A potential solution to these life-threatening problems is emerging from the work of Prof. Yair Reisner of the Institute's Immunology Department. A decade ago, Reisner, then working at the Memorial Sloan-Kettering Cancer Center and using a technique he developed with Weizmann Institute's Prof. Nathan Sharon, helped solve the problem of conferring immunity on 'bubble children.' These youngsters are born without immune systems and cannot survive outside the protective confines of large plastic bubbles. Before transplanting the bone marrow, Reisner first treated it with lectin, a soybean derivative. The lectin neutralized aggressive white cells in the donor marrow that can cause graft-versus-host disease. Once cleansed of these cells, marrow stem cells could be implanted in the young patients with no fear of rejection, since the children had no immune systems to act against the transplanted tissue. The donated stem cells proliferated, creating the immunity that had been lacking.

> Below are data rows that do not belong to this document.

#include <cmath>
#include <cstdio>
#include <cstdlib>
#include <cstring>
#include <string>
#include <vector>

#include "rs_host.h"

#ifdef RS_DEV
static inline const char* dev_env(const char* name) { return getenv(name); }
#else
static inline const char* dev_env(const char*) { return nullptr; }
#endif

#include "rs_embb.hip"
#include "rs_mmtc.hip"
#include "rs_order.hip"
#include "rs_mux.hip"

using namespace rs;

// ... 285 lines not shown
    for (int k = 0; k < 4; ++k) atomicAdd(&acc[k], loc[k]);
    __syncthreads();
    if (threadIdx.x < 4) atomicAdd((unsigned long long*)&out[threadIdx.x], acc[threadIdx.x]);
}

}


static void mcs_factors(double* A, double* B) {
    double Delta = 0.1;
    double a = 1.0 / Delta;
    double s01 = rs_sigmoid(0.1, 0.0, 1.0), s09 = rs_sigmoid(0.9, 0.0, 1.0);
    a = a * (rs_log(1.0 / s01 - 1.0) - rs_log(1.0 / s09 - 1.0));
    *A = a;
    *B = -rs_log(1.0 / s09 - 1.0);
}

static void mcs_lookup(const rs_config* c, double A, double B, int e_snr, int* mcs_out, int* rate_out) {
    double rx_prob = 1.0 - 0.1;
    int mcs;
    for (mcs = 0; mcs < c->n_mcs; ++mcs) {
        double x = A * ((double)e_snr - c->mcs_snr[mcs]) - B;
        if (rs_sigmoid(x, 0.0, 1.0) < rx_prob) {
            *mcs_out = mcs - 1 > 0 ? mcs - 1 : 0;
            *rate_out = (int)((double)c->sym_per_prb * (c->mcs_rate[mcs] * (double)c->mcs_order[mcs]));
            return;
        }
    }
    mcs = c->n_mcs - 1;
    *mcs_out = mcs;
    *rate_out = (int)((double)c->sym_per_prb * (c->mcs_rate[mcs] * (double)c->mcs_order[mcs]));
}

static void rx_fast_setup(RsDev& d, double* band0) {
    const double A = d.mcsA;
    double kmax = 0.0, kmin = 1e300;
    bool ok = std::isfinite(A) && A > 0.0 && std::isfinite(d.mcsB);
    for (int m = 0; m < 3; ++m) {
        const double k = d.mi_k[m];
        ok = ok && std::isfinite(k) && k > 0.0 && std::isfinite(d.mi_x0[m]);
        kmax = k > kmax ? k : kmax;
        kmin = k < kmin ? k : kmin;
        d.rx_c1[m] = (float)(-k * RS_INV_LN2);
    }
    ok = ok && A / kmax >= 1.0 && A / kmin <= 1.0e4;
    d.rx_invA = ok ? (float)(1.0 / A) : 0.0f;
    d.rx_B = (float)d.mcsB;
    d.rx_band = 0.0;
    *band0 = ok ? 6.0e-6 + 6.0e-6 * (kmax / A) : 0.0;
    d.rx_band1 = ok ? 4.0e-5 / A + 1.0e-6 : 0.0;
    if (dev_env("RANSLICE_RX_EXACT")) *band0 = 0.0;
    if (const char* e = dev_env("RANSLICE_RX_BAND_SCALE")) {
        const double f = atof(e);
        if (f >= 1.0) d.rx_band1 *= f;
    }
}

extern "C" int rs_create(const rs_config* cfg, int device, rs_handle** out) {
    if (!cfg || !out) return RS_EINVAL;
    *out = nullptr;
    rs_handle* h = new rs_handle();
    *out = h;
    h->cfg = *cfg;
    h->device = device;
    if (cfg->n_envs <= 0 || cfg->n_prbs <= 0 || cfg->n_prbs > RS_MAX_PRBS || cfg->n_embb < 0 || cfg->n_mmtc < 0 ||
        cfg->n_embb + cfg->n_mmtc <= 0 || cfg->slots_per_step <= 0 || cfg->slots_per_step > 63 || cfg->n_mcs <= 0 || cfg->n_mcs > 32 ||
// ... 280 lines not shown
        vbytes += h->valid_host[f].size();
        bool any_valid = false;
        for (uint8_t v : h->valid_host[f]) {
            if (!v) d.has_nan = 1;
            any_valid = any_valid || v;
        }
        if (!any_valid) {
            h->err = "rs_load_fading: a trace has no NaN-free column";
            return RS_EINVAL;
        }
    }
    if (elems + (size_t)RS_MAX_PRBS >= (size_t)1 << 31) {
        h->err = "rs_load_fading: tables exceed 2^31 samples";
        return RS_EINVAL;
    }
    if (h->fad) (void)hipFree(h->fad);
    if (h->fad_valid) (void)hipFree(h->fad_valid);
    if (h->fad32) (void)hipFree(h->fad32);
    if (h->fps) (void)hipFree(h->fps);
    h->fad32 = nullptr;
    h->fps = nullptr;
    HIPCHK(h, hipMalloc((void**)&h->fad, sizeof(double) * (elems + 16)));
    HIPCHK(h, hipMalloc((void**)&h->fad_valid, vbytes + 16));
    if (const char* v = dev_env("RANSLICE_GUARD"))
        if (v[0] == '2') fprintf(stderr, "RANSLICE_GUARD: fading table at %p, %zu bytes\n", (void*)h->fad, sizeof(double) * (elems + 16));
    for (int f = 0; f < RS_N_TRACES; ++f) {
        HIPCHK(h, hipMemcpyAsync(h->fad + d.fad_off[f], h->fad_host[f].data(), sizeof(double) * h->fad_host[f].size(),
                                 hipMemcpyHostToDevice, h->stream));
        HIPCHK(h, hipMemcpyAsync(h->fad_valid + d.valid_off[f], h->valid_host[f].data(), h->valid_host[f].size(),
                                 hipMemcpyHostToDevice, h->stream));
    }
    {
        const int P = d.P;
        std::vector<float> t32(elems + 64, 0.0f);
        std::vector<double> ps((elems / (size_t)P) * (size_t)(P + 1) + 16, 0.0);
        double smax = 0.0;
        bool finite = true;
        for (int f = 0; f < RS_N_TRACES; ++f) {
            const std::vector<double>& tab = h->fad_host[f];
            const size_t cols = tab.size() / (size_t)P, c0 = (size_t)d.fad_off[f] / (size_t)P;
            d.col_off[f] = (int32_t)c0;
            for (size_t t = 0; t < cols; ++t) {
                long double acc = 0.0L;
                double* row = &ps[(c0 + t) * (size_t)(P + 1)];
                row[0] = 0.0;
                const bool ok = h->valid_host[f][t] != 0;
                for (int p = 0; p < P; ++p) {
                    const double v = tab[t * (size_t)P + p];
                    t32[(size_t)d.fad_off[f] + t * (size_t)P + p] = (float)v;
                    acc += (long double)v;
                    row[p + 1] = (double)acc;
                    if (ok) {
                        finite = finite && std::isfinite(v);
                        smax = std::fabs(v) > smax ? std::fabs(v) : smax;
                    }
                }
            }
        }
        const bool small = finite && smax <= 1.0e3;
        const bool ps_fits = ps.size() + (size_t)RS_MAX_PRBS < ((size_t)1 << 31);
        d.est_band = (small && ps_fits && !dev_env("RANSLICE_EST_EXACT")) ? 1.0e-9 : 0.0;
        double kmax = 0.0;
        for (int m = 0; m < 3; ++m) kmax = d.mi_k[m] > kmax ? d.mi_k[m] : kmax;
        d.rx_band = (small && h->rx_band0 > 0.0) ? h->rx_band0 + 0.5 * kmax * 5.97e-8 * smax : 0.0;
        if (const char* e = dev_env("RANSLICE_RX_BAND_SCALE")) {
            const double fsc = atof(e);
            if (fsc >= 1.0) d.rx_band *= fsc;
        }
        if (const char* e = dev_env("RANSLICE_EST_BAND")) {
            const double b = atof(e);
            if (d.est_band > 0.0 && b > 0.0 && b < 0.5) d.est_band = b;
        }
        HIPCHK(h, hipMalloc((void**)&h->fad32, sizeof(float) * t32.size()));
        HIPCHK(h, hipMalloc((void**)&h->fps, sizeof(double) * ps.size()));
        HIPCHK(h, hipMemcpy(h->fad32, t32.data(), sizeof(float) * t32.size(), hipMemcpyHostToDevice));
        HIPCHK(h, hipMemcpy(h->fps, ps.data(), sizeof(double) * ps.size(), hipMemcpyHostToDevice));
    }
    HIPCHK(h, hipMemcpyAsync(h->ddev, &d, sizeof d, hipMemcpyHostToDevice, h->stream));
    HIPCHK(h, hipStreamSynchronize(h->stream));
    h->fad_hash = fading_hash(h);
    for (int f = 0; f < RS_N_TRACES; ++f) {
        std::vector<double>().swap(h->fad_host[f]);
        std::vector<uint8_t>().swap(h->valid_host[f]);
    }
    return RS_OK;
}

Recently, Reisner developed this technique further so that it can be applied to leukemia patients. First, donated stem cells are cleansed with the soybean lectin to erase the characteristics that are the source of trouble in mismatched tissue. This makes it possible to use marrow from non-matching donors. Then, the number of stem cells taken from the donor is greatly increased so that the sheer volume of implanted cells overwhelms any resistance mounted by residual white cells in the recipient.

To increase the quantity of stem cells, Reisner, working with Prof. Massimo Martelli of Italy's Perugia University, decided to try an approach used originally to isolate stem cells from cancer patients. It consists of treating the donor with hormone injections for a week prior to harvesting. This releases large numbers of stem cells into the bloodstream. In a procedure called leukapheresis, blood is then taken and passed through a machine that extracts the stem cells. The rest of the blood is then returned to the donor. The extracted stem cells are cleansed of white blood cells and readied for transplant.

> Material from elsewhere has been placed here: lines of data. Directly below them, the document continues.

__global__ __launch_bounds__(CM_BLOCK) void k_bc_abundance(const uint8_t *__restrict__ bcb, const uint32_t *__restrict__ bco,
                                                            uint32_t lo, uint32_t hi, uint64_t *__restrict__ wl,
                                                            uint32_t wl_mask, unsigned long long *__restrict__ num_sample) {
  const uint32_t i = lo + blockIdx.x * CM_BLOCK + threadIdx.x;
  uint32_t hit = 0;
  if (i < hi) {
    const uint8_t *s = bcb + bco[i];
    const uint32_t l = bco[i + 1] - bco[i];
    bool has_n = false;
    for (uint32_t j = 0; j < l; ++j) has_n |= s[j] == 'N';
    if (!has_n) {
      const uint64_t key = cm_seed_from_sequence(s, l);
      const uint64_t x = key * 0x9E3779B97F4A7C15ull;
      uint32_t b = (uint32_t)(x >> 32) & wl_mask;
      for (;;) {
        const uint64_t k = wl[2 * (uint64_t)b];
        if (k == ~0ull) break;
        if (k == key) { atomicAdd(reinterpret_cast<unsigned long long *>(wl + 2 * (uint64_t)b + 1), 1ull); hit = 1; break; }
// ... 150 lines not shown
      const unsigned long long per = d.p.single ? 1ull : 2ull;
      if (nd1 > 0 && (d.p.single || nd2 > 0)) {
        const int nb = d.pe_nbest[pair];
        if (nb == 1) v[3] += per;
        v[1] += per * (unsigned long long)(nb < d.p.max_best ? nb : d.p.max_best);
        if (nb > 0) v[2] += per;
        if (nb > 1 && (d.p.single || nb <= d.p.drop_rep)) v[4] += 1;
      }
    }
    v[5] += (unsigned long long)d.aug[r1] + d.aug[r2];
    v[6] += (unsigned long long)d.hit_tot[r1] + d.hit_tot[r2];
    for (uint32_t t = 0; t < (uint32_t)d.p.max_best; ++t) v[7] += d.rec_ok[(uint64_t)pair * (uint32_t)d.p.max_best + t];
  }
  __shared__ unsigned long long sh[CM_BLOCK / 64][CM_NSTAT];
#pragma unroll
  for (int k = 0; k < CM_NSTAT; ++k) {
    unsigned long long x = v[k];
    for (int off = 32; off > 0; off >>= 1) x += __shfl_down(x, off, 64);
    if ((threadIdx.x & 63) == 0) sh[threadIdx.x >> 6][k] = x;
  }
  __syncthreads();
  if (threadIdx.x < CM_NSTAT) {
    unsigned long long x = 0;
    for (int j = 0; j < CM_BLOCK / 64; ++j) x += sh[j][threadIdx.x];
    partials[(uint64_t)blockIdx.x * CM_NSTAT + threadIdx.x] = x;
  }
}

__global__ __launch_bounds__(CM_BLOCK) void k_stats_reduce(const unsigned long long *__restrict__ partials,
                                                            uint32_t n_blocks, unsigned long long *__restrict__ stats) {
  const int k = threadIdx.x % CM_NSTAT, lane_row = threadIdx.x / CM_NSTAT;
  unsigned long long x = 0;
  for (uint32_t r = lane_row; r < n_blocks; r += CM_BLOCK / CM_NSTAT) x += partials[(uint64_t)r * CM_NSTAT + k];
  __shared__ unsigned long long sh[CM_BLOCK];
  sh[threadIdx.x] = x;
  __syncthreads();
  if (threadIdx.x < CM_NSTAT) {
    unsigned long long t = 0;
    for (int j = 0; j < CM_BLOCK / CM_NSTAT; ++j) t += sh[j * CM_NSTAT + threadIdx.x];
    const int slot[CM_NSTAT] = {CM_ST_CAND, CM_ST_MAPPINGS, CM_ST_MAPPED, CM_ST_UNIQ, CM_ST_MULTI, CM_ST_RESCUED, CM_ST_OCC, CM_ST_RECORDS};
    stats[slot[threadIdx.x]] += t;
  }
}

size_t cm_scan_tmp_words(uint32_t n) {
  size_t bytes = 0;
  (void)rocprim::exclusive_scan(nullptr, bytes, (const uint32_t *)nullptr, (uint32_t *)nullptr, 0u, (size_t)n + 1,
                                rocprim::plus<uint32_t>(), hipStream_t(0));
  return bytes / 4 + 64;
}

void cm_scan_u32(const uint32_t *in, uint32_t *out, uint32_t n, uint32_t *tmp, hipStream_t s) {
  (void)hipMemsetAsync(const_cast<uint32_t *>(in) + n, 0, sizeof(uint32_t), s);
  size_t bytes = 0;
  (void)rocprim::exclusive_scan(nullptr, bytes, in, out, 0u, (size_t)n + 1, rocprim::plus<uint32_t>(), s);
  (void)rocprim::exclusive_scan((void *)tmp, bytes, in, out, 0u, (size_t)n + 1, rocprim::plus<uint32_t>(), s);
}

__global__ __launch_bounds__(CM_BLOCK) void k_hv_flags(CmDev d, uint32_t n_pairs, uint32_t *__restrict__ fr, uint32_t *__restrict__ fp) {
  const uint32_t p = blockIdx.x * CM_BLOCK + threadIdx.x;
  if (p >= n_pairs) return;
  const uint32_t lim = d.hv_mid > d.s3b_cap ? d.hv_mid : d.s3b_cap;
  const uint32_t a = d.hit_tot[2 * p] > lim ? 1u : 0u, b = d.hit_tot[2 * p + 1] > lim ? 1u : 0u;
  fr[2 * p] = a; fr[2 * p + 1] = b;
  fp[p] = a | b;
}
__global__ __launch_bounds__(CM_BLOCK) void k_hv_scatter(const uint32_t *__restrict__ flag, const uint32_t *__restrict__ scan, uint32_t n,
                                                          uint32_t *__restrict__ perm) {
  const uint32_t i = blockIdx.x * CM_BLOCK + threadIdx.x;
  if (i >= n) return;
  const uint32_t heavy_before = scan[i], n_light = n - scan[n];
  perm[flag[i] ? n_light + heavy_before : i - heavy_before] = i;
}
void cm_build_heavy_last(const CmDev &d, uint32_t n_pairs, uint32_t *fr, uint32_t *sr, uint32_t *fp, uint32_t *sp, uint32_t *perm_reads,
                         uint32_t *perm_pairs, uint32_t *scan_tmp, hipStream_t s) {
  if (!n_pairs) return;
  hipLaunchKernelGGL(k_hv_flags, grid_for_n(n_pairs), dim3(CM_BLOCK), 0, s, d, n_pairs, fr, fp);
  cm_scan_u32(fr, sr, 2 * n_pairs, scan_tmp, s);
  cm_scan_u32(fp, sp, n_pairs, scan_tmp, s);
  hipLaunchKernelGGL(k_hv_scatter, grid_for_n(2 * n_pairs), dim3(CM_BLOCK), 0, s, (const uint32_t *)fr, (const uint32_t *)sr, 2 * n_pairs, perm_reads);
  hipLaunchKernelGGL(k_hv_scatter, grid_for_n(n_pairs), dim3(CM_BLOCK), 0, s, (const uint32_t *)fp, (const uint32_t *)sp, n_pairs, perm_pairs);
}

__global__ void k_copy_u64(const unsigned long long *__restrict__ src, unsigned long long *__restrict__ dst) { dst[0] = src[0]; }
__global__ void k_check_cap(const unsigned long long *__restrict__ total, unsigned long long cap, unsigned long long *__restrict__ flag) {
  if (*total > cap) *flag = 1ull;
}
void cm_launch_k_check_cap(const unsigned long long *total, unsigned long long cap, unsigned long long *flag, hipStream_t s) {
  hipLaunchKernelGGL(k_check_cap, dim3(1), dim3(1), 0, s, total, cap, flag);
}
__global__ __launch_bounds__(CM_BLOCK) void k_pack_ref(const uint8_t *__restrict__ ref, uint64_t n_bytes, CmPlRec *__restrict__ pl) {
  const uint64_t w = (uint64_t)blockIdx.x * CM_BLOCK + threadIdx.x;
  if (w * 32 >= n_bytes) return;
  const uint64_t left = n_bytes - w * 32;
  CmPlRec r;
  cm_pack_planes32(ref + w * 32, left < 32 ? (uint32_t)left : 32u, &r.p0, &r.p1, &r.pn, &r.pc);
  pl[w] = r;
}
void cm_launch_k_pack_ref(const uint8_t *ref, uint64_t n_bytes, CmPlRec *pl, hipStream_t s) {
  const uint64_t n = (n_bytes + 31) / 32;
  if (!n) return;
  hipLaunchKernelGGL(k_pack_ref, dim3((unsigned)((n + CM_BLOCK - 1) / CM_BLOCK)), dim3(CM_BLOCK), 0, s, ref, n_bytes, pl);
}
template <int W>
__global__ __launch_bounds__(CM_BLOCK) void k_pack_reads(CmDev d, uint32_t n_reads) {
  const uint32_t r = blockIdx.x * CM_BLOCK + threadIdx.x;
  if (r >= n_reads) return;
  if (W == 0) cm_pack_read_planes_any(d, r); else cm_pack_read_planes_w<(W > 0 ? W : 1)>(d, r);
}
void cm_launch_k_pack_reads(const CmDev &d, uint32_t n_reads, hipStream_t s) {
  if (!n_reads) return;
#define CM_PACK_CASE(W_) case W_: hipLaunchKernelGGL(k_pack_reads<W_>, grid_for_n(n_reads), dim3(CM_BLOCK), 0, s, d, n_reads); break;
  switch (d.read_pl_w) {
    CM_PACK_CASE(1) CM_PACK_CASE(2) CM_PACK_CASE(3) CM_PACK_CASE(4) CM_PACK_CASE(5) CM_PACK_CASE(6) CM_PACK_CASE(7) CM_PACK_CASE(8)
    default: hipLaunchKernelGGL(k_pack_reads<0>, grid_for_n(n_reads), dim3(CM_BLOCK), 0, s, d, n_reads);
  }
#undef CM_PACK_CASE
}
void cm_launch_k_copy_u64(const unsigned long long *src, unsigned long long *dst, hipStream_t s) {
  hipLaunchKernelGGL(k_copy_u64, dim3(1), dim3(1), 0, s, src, dst);
}

__global__ __launch_bounds__(CM_BLOCK) void k_sum_u32(const uint32_t *__restrict__ in, uint32_t n, unsigned long long *__restrict__ out) {
  unsigned long long a = 0;
  for (uint32_t i = blockIdx.x * CM_BLOCK + threadIdx.x; i < n; i += gridDim.x * CM_BLOCK) a += in[i];
  for (int off = 32; off > 0; off >>= 1) a += __shfl_down(a, off, 64);
  __shared__ unsigned long long sa[CM_BLOCK / 64];
  if ((threadIdx.x & 63) == 0) sa[threadIdx.x >> 6] = a;
  __syncthreads();
  if (threadIdx.x == 0) {
    for (int j = 1; j < CM_BLOCK / 64; ++j) a += sa[j];
    if (a) atomicAdd(out, a);
  }
}
void cm_launch_k_sum_u32(const uint32_t *in, uint32_t n, unsigned long long *out, hipStream_t s) {
  if (!n) return;
  uint32_t blocks = (n + CM_BLOCK * 8 - 1) / (CM_BLOCK * 8);
  if (blocks > 2048) blocks = 2048;
  hipLaunchKernelGGL(k_sum_u32, dim3(blocks), dim3(CM_BLOCK), 0, s, in, n, out);
}

static inline dim3 grid_for(uint32_t n) { return dim3((n + CM_BLOCK - 1) / CM_BLOCK); }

Since 1993, some 100 patients have been treated in Perugia with the Institute-derived method. The current survival rate is almost 50 percent, similar to that obtained with perfectly matched transplants. The donor marrow comes from one of the patients relatives. Since the tissue need be only partially matched, a suitable donor can nearly always be found among family members. Several hospitals in Israel, Germany and the United States have begun to introduce the new method.

Reisner is now pursuing research to reduce the amount of radiation that bone marrow transplant candidates receive in preparation for the procedure, a factor that has limited its use to cancer patients. If successful, his research may make bone marrow transplants a viable treatment option for people with such disorders as thalassemia, sickle-cell anemia and Gaucher's disease. Reisner's work may also allow physicians to transplant organs and tissues other than bone marrow from mismatched donors.

Prof. Reisner will soon be appointed to the Henry H. Drake Professorial Chair in Immunology. This research was funded in part by Rowland Schaefer, Miami, Florida; the Pauline Fried Estate, Los Angeles, California; the Concern Foundation, Los Angeles, California; and the Israel Academy of Sciences and Humanities. Research facilities: Mr. and Mrs. Sanford Diller, Los Angeles, California.